Because many clients come to career counseling seeking a perfectly fitting option that they expect the counselor to unearth, some caution is urged so that the congruence notion will not be misused to reinforce this misconception. The evidence clearly suggests that person-environment congruence will lead to some beneficial outcomes (Assouline & Meir, 1987; Spokane, 1985), although far fewer people will actually be in congruent situations at any specific point than was previously believed (Aranya, Barak, & Amernic, 1981). Indeed, there may be some extreme circumstances under which congruence will neither occur nor affect the outcomes of workers; for example, Heesacker, Elliott, and Howe (1988) found that socioeconomic constraints occasionally predict worker productivity more accurately than does a crude measure of congruence. Several recent studies reinforce the congruence hypothesis, but with a few twists. Grotevant, Cooper, and Kramer (1986) discovered that extensive exploration of career options was more likely to result in a congruent choice, and congruence is generally seen as a comprehensive and dynamic principle rather than a static notion (Greenhaus & Parasuraman, 1986; Savickas, in press; Smart, Elton, 8c McLaughlin, 1986).

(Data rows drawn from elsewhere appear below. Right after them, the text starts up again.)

# facebookresearch/goliath

Hardware: AMD Instinct MI355X
Metric: relit views/sec (fwd+bwd) at 2048x1334, 250k Gaussians (higher is better)
Workload: dtype f32; 1 GPU; rgca_config2_envrelight; gaussians=250000, views_per_gpu=8, micro_batches=2, world_size=1, dist_backend=none, rccl_world_size=0, parallelism=view-parallel x1, launch=hip_graph_replay

## Files before the change

goliath_amd/_lib.py:

```python
import ctypes
import os

import torch

_HERE = os.path.dirname(os.path.abspath(__file__))
LIB_PATH = os.environ.get("GOLIATH_HIP_LIB") or os.path.join(_HERE, "lib", "libgoliath_hip.so")

_lib = None

_SYMBOLS = [
    "gol_version", "gol_last_error", "gol_sg_eval_fwd", "gol_sg_eval_bwd", "gol_project_fwd",
    "gol_project_bwd", "gol_project_bwd_records", "gol_bin_sort", "gol_splat_pack", "gol_render_layout", "gol_render_fwd", "gol_render_bwd", "gol_rasterize_fwd", "gol_rasterize_bwd", "gol_rasterize_nd_fwd", "gol_rasterize_nd_bwd", "gol_raster_plan", "gol_raster_count_pairs", "gol_shade_fwd",
    "gol_shade_bwd", "gol_shade_project_fwd", "gol_shade_project_bwd", "gol_render_layout_projected", "gol_render_fwd_projected",
    "gol_render_bwd_projected", "gol_selftest_wave_sum4", "gol_selftest_wave_sum8", "gol_raydirs_fwd", "gol_mvp_aabb", "gol_mvp_march_fwd",
    "gol_mvp_march_bwd", "gol_mvp_march_warp_fwd", "gol_mvp_march_warp_bwd", "gol_envmap_pack", "gol_uvlight_phong_fwd", "gol_uvlight_phong_bwd",
    "gol_uvlight_ggx_fwd", "gol_uvlight_ggx_bwd", "gol_l1_blocks", "gol_l1_fwd", "gol_l1_bwd",
    "gol_tail_conv_fwd", "gol_tail_conv_bwd", "gol_tail_conv_bwd_scratch_floats", "gol_ssim_blocks", "gol_ssim_fwd", "gol_ssim_bwd",
    "gol_shadow_pcf", "gol_imgtail_partial_floats", "gol_imgtail_fwd", "gol_imgtail_bwd", "gol_mvp_shadow_march", "gol_mesh_raster_workspace_bytes", "gol_mesh_raster",
    "gol_mesh_render_fwd", "gol_mesh_render_bwd", "gol_mesh_render_edge_bwd",
    "gol_vert_normals_fwd", "gol_vert_normals_bwd", "gol_values_to_uv_fwd", "gol_values_to_uv_bwd", "gol_uvgeom_fwd",
    "gol_uvgeom_bwd", "gol_lbs_skeleton_fwd", "gol_lbs_skeleton_bwd", "gol_lbs_skin_fwd", "gol_lbs_skin_bwd",
    "gol_optim_chunk_elems", "gol_optim_grad_stats", "gol_optim_finalize", "gol_optim_adam_step",
    "gol_regloss_chunk_elems", "gol_regloss_fwd", "gol_regloss_bwd", "gol_backlit_fwd", "gol_backlit_bwd",
    "gol_imgloss_chunk_elems", "gol_imgloss_fwd", "gol_imgloss_finalize", "gol_imgloss_bwd", "gol_depth_disc_mask",
    "gol_mask_erode", "gol_envbg_blur_taps", "gol_envbg_scratch_floats", "gol_envbg_image", "gol_envbg_compose",
    "gol_sh_norm_constants", "gol_sh_basis_fwd", "gol_light_sh_fwd", "gol_envspin_scratch_floats", "gol_envspin_frame",
    "gol_mvp_template_fwd", "gol_mvp_template_bwd", "gol_mvp_primtransf_fwd", "gol_mvp_primtransf_bwd",
    "gol_envprefilter_scratch_floats", "gol_envprefilter_sg",
    "gol_trunk_conv_fwd", "gol_trunk_conv_bwd_scratch_floats", "gol_trunk_conv_bwd",
    "gol_enc_conv_fwd", "gol_enc_conv_bwd_scratch_floats", "gol_enc_conv_bwd",
    "gol_mesh_raster_flat", "gol_uv_face_index_workspace_bytes", "gol_uv_face_index", "gol_uv_topology", "gol_nearest_valid", "gol_impaint_gather",
    "gol_face_visibility", "gol_view_texture", "gol_texmean_finalize",
    "gol_uvframes_bwd_scratch_floats", "gol_uvframes_fwd", "gol_uvframes_bwd",
    "gol_upconv_fwd", "gol_upconv_bwd_scratch_floats", "gol_upconv_bwd",
    "gol_upcat_conv_fwd", "gol_upcat_conv_bwd_scratch_floats", "gol_upcat_conv_bwd",
    "gol_uvtex_partial_floats", "gol_uvtex_fwd", "gol_uvtex_bwd", "gol_pack_rgba_fwd", "gol_pack_rgba_bwd",
    "gol_normal_rgba",
    "gol_olat_features_fwd", "gol_olat_combine_fwd", "gol_olat_combine_bwd",
    "gol_mvp_tail_fwd", "gol_mvp_tail_bwd_scratch_floats", "gol_mvp_tail_bwd",
    "gol_conv3_fwd", "gol_conv3_bwd_x",
    "gol_mbconv_front_tiles", "gol_mbconv_front_fwd", "gol_mbconv_front_bwd_x",
]


class GoliathHipError(RuntimeError):
    pass


def load():
    global _lib
    if _lib is None:
        if not os.path.exists(LIB_PATH):
            raise GoliathHipError(
                f"{LIB_PATH} not found: the HIP extension is not built. Run "
                "`python -m goliath_amd.build` (or __graft_entry__.build()). There is no CPU fallback."
            )
        lib = ctypes.CDLL(LIB_PATH)
        lib.gol_version.restype = ctypes.c_char_p
        lib.gol_last_error.restype = ctypes.c_char_p
        for name in _SYMBOLS:
            getattr(lib, name)
        _lib = lib
    return _lib


def exported_symbols():
    return list(_SYMBOLS)
# ... 72 lines not shown
```

goliath_amd/csrc/abi.hip:

```cpp
#include <cstdarg>
#include <cstdio>

#include "gol_common.h"

static thread_local char g_err[512] = "";

void gol_set_error(const char* fmt, ...) {
  va_list ap;
  va_start(ap, fmt);
  vsnprintf(g_err, sizeof(g_err), fmt, ap);
  va_end(ap);
}

extern "C" const char* gol_version(void) { return "goliath_hip 0.1.0 gfx950"; }
extern "C" const char* gol_last_error(void) { return g_err; }

__global__ void selftest_wave_sum4_kernel(const float* __restrict__ in, float* __restrict__ out) {
  const int l = threadIdx.x;
  const float r = gol_wave_sum4(in[l], in[64 + l], in[128 + l], in[192 + l]);
  out[l] = r;
  out[64 + l] = gol_wave_sum_to_lane63(in[l]);
}
extern "C" int gol_selftest_wave_sum4(const float* in256, float* out128, void* stream) {
  selftest_wave_sum4_kernel<<<1, 64, 0, (hipStream_t)stream>>>(in256, out128);
  GOL_CHECK_LAUNCH();
  return GOL_OK;
}

__global__ void selftest_wave_sum8_kernel(const float* __restrict__ in, float* __restrict__ out) {
  const int l = threadIdx.x;
  out[l] = gol_wave_sum8(in[l], in[64 + l], in[128 + l], in[192 + l], in[256 + l], in[320 + l], in[384 + l], in[448 + l]);
}
extern "C" int gol_selftest_wave_sum8(const float* in512, float* out64, void* stream) {
  selftest_wave_sum8_kernel<<<1, 64, 0, (hipStream_t)stream>>>(in512, out64);
  GOL_CHECK_LAUNCH();
  return GOL_OK;
}
```

goliath_amd/csrc/gol_common.h:

```cpp
#pragma once
#include <hip/hip_runtime.h>
#include <type_traits>
#include <stdint.h>

#include "../../include/goliath_hip.h"

#define GOL_BLUR 0.3f
#define GOL_FOV_CLAMP 1.3f
#define GOL_EIG_FLOOR 0.1f
#define GOL_RADIUS_SIGMAS 3.0f
#define GOL_Z_EPS 1e-6f
#define GOL_ALPHA_CAP_FWD 0.999f
#define GOL_ALPHA_CAP_BWD 0.99f
#define GOL_ALPHA_FLOOR (1.f / 255.f)
#define GOL_T_STOP 1e-4f
#define GOL_COMP_EPS 1e-6f
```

The means of identifying congruence can be as simple as a summary sheet listing a few options that have been gleaned from inventories and discussion. Once a few reasonably fitting choices are available, the second phase in identifying and implementing an option begins, as Postulate 2 describes:

Postulate 2. Effective career counseling will instill in the client a sense of hope about finding and implementing a reasonably fitting career option.

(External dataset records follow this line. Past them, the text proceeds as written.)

#ifndef VIS_CHUNK
#define VIS_CHUNK 4
#endif
template <bool SPEC>
__global__ __launch_bounds__(LM_TILE, GFBE_KVIS_WAVES) void k_vis_chunk(BatchDev d0, int head_in, int nsub) {
  const int w = blockIdx.x;
  const WinCtl &c = d0.ctl[w];
  if (!SPEC && (c.done || c.reuse)) return;
  if (SPEC && (c.done || !c.have_step)) return;
  const int lbw = SPEC ? 1 - c.lb : c.lb;
  const BatchDev d = lin_view(d0, lbw);
  const WinDesc &ds = d.desc[w];
  const int sframe = blockIdx.y / nsub, sub = blockIdx.y - sframe * nsub;
  const int t0 = ds.sf_tile_begin[sframe] + VIS_CHUNK * sub, t1 = min(t0 + VIS_CHUNK, ds.sf_tile_begin[sframe + 1]);
  if (t0 >= t1) return;
  const int cur = c.cur, buf = SPEC ? 1 - cur : cur;
  const double *X = d.x + ((size_t)w * 2 + buf) * NA;
  const bool chead = SPEC && head_in;
  const double c1 = c.c1, c2 = c.c2;
  const bool first = !SPEC && c.iter == 0;
  const double mu_w = SPEC ? mu_after_accept(c.mu) : c.mu;
  const double sq = d.opt.vis_sqrt_info, delta = d.opt.huber_delta;
  const int jac_scale = d.opt.jacobi_scaling;
  const int lm_off_c = ds.lm_off;
  constexpr int XLD = 17;
  __shared__ PairConstY pcs[NF];
  __shared__ FrameConst fcs;
  __shared__ double xs[LM_TILE * XLD];
  const int lane = threadIdx.x;
  const size_t TL = d.tot_lm;
  int p_info;
  double p_pt[3], p_lam, p_sl = 0.0, p_vl = 0.0, p_yl = 0.0, p_ob[2];
#define VC_PREFETCH(TILE)                                                                                           \
  {                                                                                                                  \
    const int slot_ = lm_off_c + (TILE) * LM_TILE + lane;                                                            \
    p_info = d.lm_info[slot_];                                                                                       \
    _Pragma("unroll") for (int q = 0; q < 3; q++) p_pt[q] = d.lm_pts[(size_t)q * TL + slot_];                        \
    p_lam = d.lam[(size_t)(chead ? cur : buf) * TL + slot_];                                                         \
    if (chead) { p_sl = d.lm_sl[slot_]; p_vl = d.lm_vl[slot_]; p_yl = d.lm_yl[slot_]; }                              \
    p_ob[0] = d.lm_obs[slot_]; p_ob[1] = d.lm_obs[TL + slot_];                                                       \
  }
  VC_PREFETCH(t0)
  const double td = X[A_TD];
  {
    const double *src = d.pc + (((size_t)w * 3 + buf) * NPAIR + sframe * NF) * PC_DOUBLES;
    static_assert(PCY_DOUBLES <= LM_TILE && FC_DOUBLES <= LM_TILE, "one lane per entry of a pair record");
    const int ql = min(lane, (int)PCY_DOUBLES - 1);
    double rec[NF - 1];
#pragma unroll
    for (int jj = 0; jj < NF - 1; jj++) rec[jj] = src[(size_t)min(sframe + 1 + jj, NF - 1) * PC_DOUBLES + ql];
    const double fcv = src[(size_t)sframe * PC_DOUBLES + min(lane, (int)FC_DOUBLES - 1)];
#pragma unroll
    for (int jj = 0; jj < NF - 1; jj++) if (sframe + 1 + jj < NF && lane < (int)PCY_DOUBLES) ((double *)&pcs[min(sframe + 1 + jj, NF - 1)])[lane] = rec[jj];
    if (lane < (int)FC_DOUBLES) ((double *)&fcs)[lane] = fcv;
  }
  __syncthreads();
  for (int tile = t0; tile < t1; tile++) {
    const int slot = lm_off_c + tile * LM_TILE + lane;
    const int info = p_info;
    const double pix = p_pt[0], piy = p_pt[1], piz = p_pt[2];
    double lam = p_lam;
    const double c_sl = p_sl, c_vl = p_vl, c_yl = p_yl;
    double nob[2] = {p_ob[0], p_ob[1]};
    if (tile + 1 < t1) VC_PREFETCH(tile + 1)
    const bool valid = (info >> 24) & 1;
    const int m = valid ? ((info >> 8) & 0xff) : 0;
    const bool is_const = (info >> 16) & 1;
    int mmax = m;
#pragma unroll
    for (int o = 32; o > 0; o >>= 1) mmax = max(mmax, __shfl_xor(mmax, o, 64));
    double cost = 0.0;
    if (chead) {
      double d2, n2;
      lam = candidate_lm(lam, c_sl, c_vl, c_yl, c1, c2, valid && !is_const && m > 0, d2, n2);
      d.lam[(size_t)(1 - cur) * TL + slot] = lam;
      d2 = wave_sum(d2); n2 = wave_sum(n2);
      if (lane == 0) {
        double *o = d.tile_cand + ((size_t)w * d.max_tiles + tile) * 4;
        o[1] = d2; o[2] = n2;
      }
    }
    double Hll = 0.0, gl = 0.0, Dsum[3] = {0.0, 0.0, 0.0};
    const double yinv_l = 1.0 / lam;
    const double ycx = pix * yinv_l, ycy = piy * yinv_l, ycz = piz * yinv_l;
    vec3 yf, ye, yx;
#pragma unroll
    for (int a = 0; a < 3; a++) {
      yf[a] = __builtin_fma(fcs.W(a, 0), ycx, __builtin_fma(fcs.W(a, 1), ycy, fcs.W(a, 2) * ycz));
      ye[a] = yf[a] + fcs.wt[a];
      yx[a] = ye[a] + fcs.dPc[a];
    }
    double *xr = xs + lane * XLD;
    xr[7] = 0.0; xr[15] = 0.0;
    for (int k = 0; k < mmax; k++) {
      double r[2], Jl[2], hp[3];
      const double pjx = nob[0], pjy = nob[1];
      if (k + 1 < mmax) {
        const double *ob = d.lm_obs + (size_t)(k + 1) * 5 * TL + slot;
        nob[0] = ob[0]; nob[1] = ob[TL];
      }
      if (k < m) {
        double g0[3], g1[3];
        const double ck = visual_lin_y(pcs[sframe + 1 + k], ycx, ycy, ycz, yf, yinv_l, td, pjx, pjy, 0.0, 0.0, td, sq, delta, r, g0, g1, Jl);
        cost += ck;
        const vec3 y0 = cross3(mk3(g0[0], g0[1], g0[2]), yx), y1 = cross3(mk3(g1[0], g1[1], g1[2]), yx);
        const double w0 = is_const ? 0.0 : Jl[0], w1 = is_const ? 0.0 : Jl[1];
        vec3 dv;
#pragma unroll
        for (int q = 0; q < 3; q++) dv[q] = __builtin_fma(g0[q], w0, g1[q] * w1);
        Hll += __builtin_fma(w0, w0, w1 * w1);
        gl += __builtin_fma(w0, r[0], w1 * r[1]);
#pragma unroll
        for (int q = 0; q < 3; q++) Dsum[q] += dv[q];
#pragma unroll
        for (int q = 0; q < 3; q++) hp[q] = dv[q];
#pragma unroll
        for (int q = 0; q < 3; q++) { xr[q] = g0[q]; xr[3 + q] = y0[q]; xr[8 + q] = g1[q]; xr[11 + q] = y1[q]; }
        xr[6] = r[0]; xr[14] = r[1];
      } else {
#pragma unroll
        for (int q = 0; q < 7; q++) { xr[q] = 0.0; xr[8 + q] = 0.0; }
      }
#pragma unroll
      for (int q = 0; q < 2; q++) asm volatile("" : "+v"(nob[q]));
      if (k < m) {
#pragma unroll
        for (int q = 0; q < 3; q++) d.lm_hP[((size_t)k * 6 + q) * TL + slot] = hp[q];
      }
      typedef double dbl4_y __attribute__((ext_vector_type(4)));
      dbl4_y acc0 = {0, 0, 0, 0};
      const int lr = lane & 15, lk = lane >> 4;
      __threadfence_block();
      __builtin_amdgcn_wave_barrier();
#pragma unroll
      for (int blk = 0; blk < LM_TILE / 4 / 8; blk++) {
        double va[8];
#pragma unroll
        for (int u = 0; u < 8; u++) va[u] = xs[(4 * (8 * blk + u) + lk) * XLD + lr];
#pragma unroll
        for (int u = 0; u < 8; u++) acc0 = __builtin_amdgcn_mfma_f64_16x16x4f64(va[u], va[u], acc0, 0, 0, 0);
      }
      __builtin_amdgcn_wave_barrier();
      const double s0 = acc0[0] + __shfl_down(acc0[2], 8, 64), s1 = acc0[1] + __shfl_down(acc0[3], 8, 64);
      double *vo = d.vis_part + (((size_t)w * d.max_tiles + tile) * MAXOBS + k) * VPY_STRIDE;
      if (lr < 7) {
        { const int a = lk; if (a <= lr) vo[7 * a - a * (a - 1) / 2 + lr - a] = s0; }
        { const int a = lk + 4; if (a <= lr) vo[7 * a - a * (a - 1) / 2 + lr - a] = s1; }
      }
      __builtin_amdgcn_wave_barrier();
    }
    if (d.spec && tile == 0 && lane == 0) d.ctl[w].sw_mu[lbw] = mu_w;
    if (valid) {
      double sl = 1.0, sw = 0.0;
      if (m > 0 && !is_const) {
        sl = first ? (jac_scale ? 1.0 / (1.0 + sqrt(Hll)) : 1.0) : (chead ? c_sl : d.lm_sl[slot]);
        const double hs2 = sl * sl * Hll;
        sw = sqrt(sl * sl / (hs2 + mu_w * clamp_diag(hs2)));
      }
      if (first) d.lm_sl[slot] = sl;
      d.lm_sw[slot] = sw;
      d.lm_Hll[slot] = Hll;
      d.lm_gl[slot] = gl;
#pragma unroll
      for (int q = 0; q < 3; q++) { d.lm_hC[(size_t)q * TL + slot] = Dsum[q]; d.lm_hC[(size_t)(3 + q) * TL + slot] = yx[q]; }
    }
    cost = wave_sum(cost);
    if (lane == 0) {
      if (SPEC) d.tile_cand[((size_t)w * d.max_tiles + tile) * 4] = cost;
      else d.tile_cost[(size_t)w * d.max_tiles + tile] = cost;
    }
  }
#undef VC_PREFETCH
}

In a theory of the psychology of hope, Stotland (1969) proposed that the perceived probability of attaining a goal is the principal determinant of successful action for achieving that goal. Anxiety, in Stotland's view, interferes with that action. Schemas, or mental sets for action, allow goal-directed behaviors to emerge. Stotland links motivation, cognitive set, and action to the probability that a desired outcome can be achieved. Thus hope is a motivational construct clearly linked to the psychology of goal-directed action. Frank (1976) described this activation of hope as a restoration of morale, which he felt enabled clients to combat destructive states of mind when in the throes of indecision. Most therapeutic approaches provide, according to Frank, some hope for help, which then has the motivating power to produce behavior changes necessary to effective outcomes. Salzman (1976) noted that the capacity for intentionality is weakened in most neurotic states and that many therapists rely on clients to mobilize their own will. Most hope is activated by the quality of the counseling relationship (Marmor, 1976; Strupp, 1976). Regardless of one's view of the career counseling task, the activation of hope for a positive outcome, which N. E. Betz and Hackett (1981) called self-efficacy, will contribute to client gains.

Summary

The two postulates presented in this article provide a model of career intervention that draws heavily from the work of John Holland and David Tiedeman. However, although it is based upon existing research, it is not drawn from any existing psychotherapy theory. The model characterizes gain in career interventions as a process of renewing the client's belief that reasonably fitting options exist, and promoting constructive behavior, attitudes, and emotions that will increase the probability of implementing one of those options. The model pertains to all forms of vocational intervention, not solely individual counseling. The high levels of dropout (in excess of 50 percent) in many group settings suggest that in large-scale interventions more attention might be paid to the clients' fears and hopes. The simple conveyance of content in a classroom or curricular intervention, for example, implies that the psychosocial aspects of a career choice are relatively unimportant, and that the goal of preventive or educative interventions should be a broader exploration of the world of work and perhaps some self-assessment. Anyone who has taught one of these classes or conducted a group, however, knows that the issue of gain in a career intervention is emotional as well as cognitive and behavioral.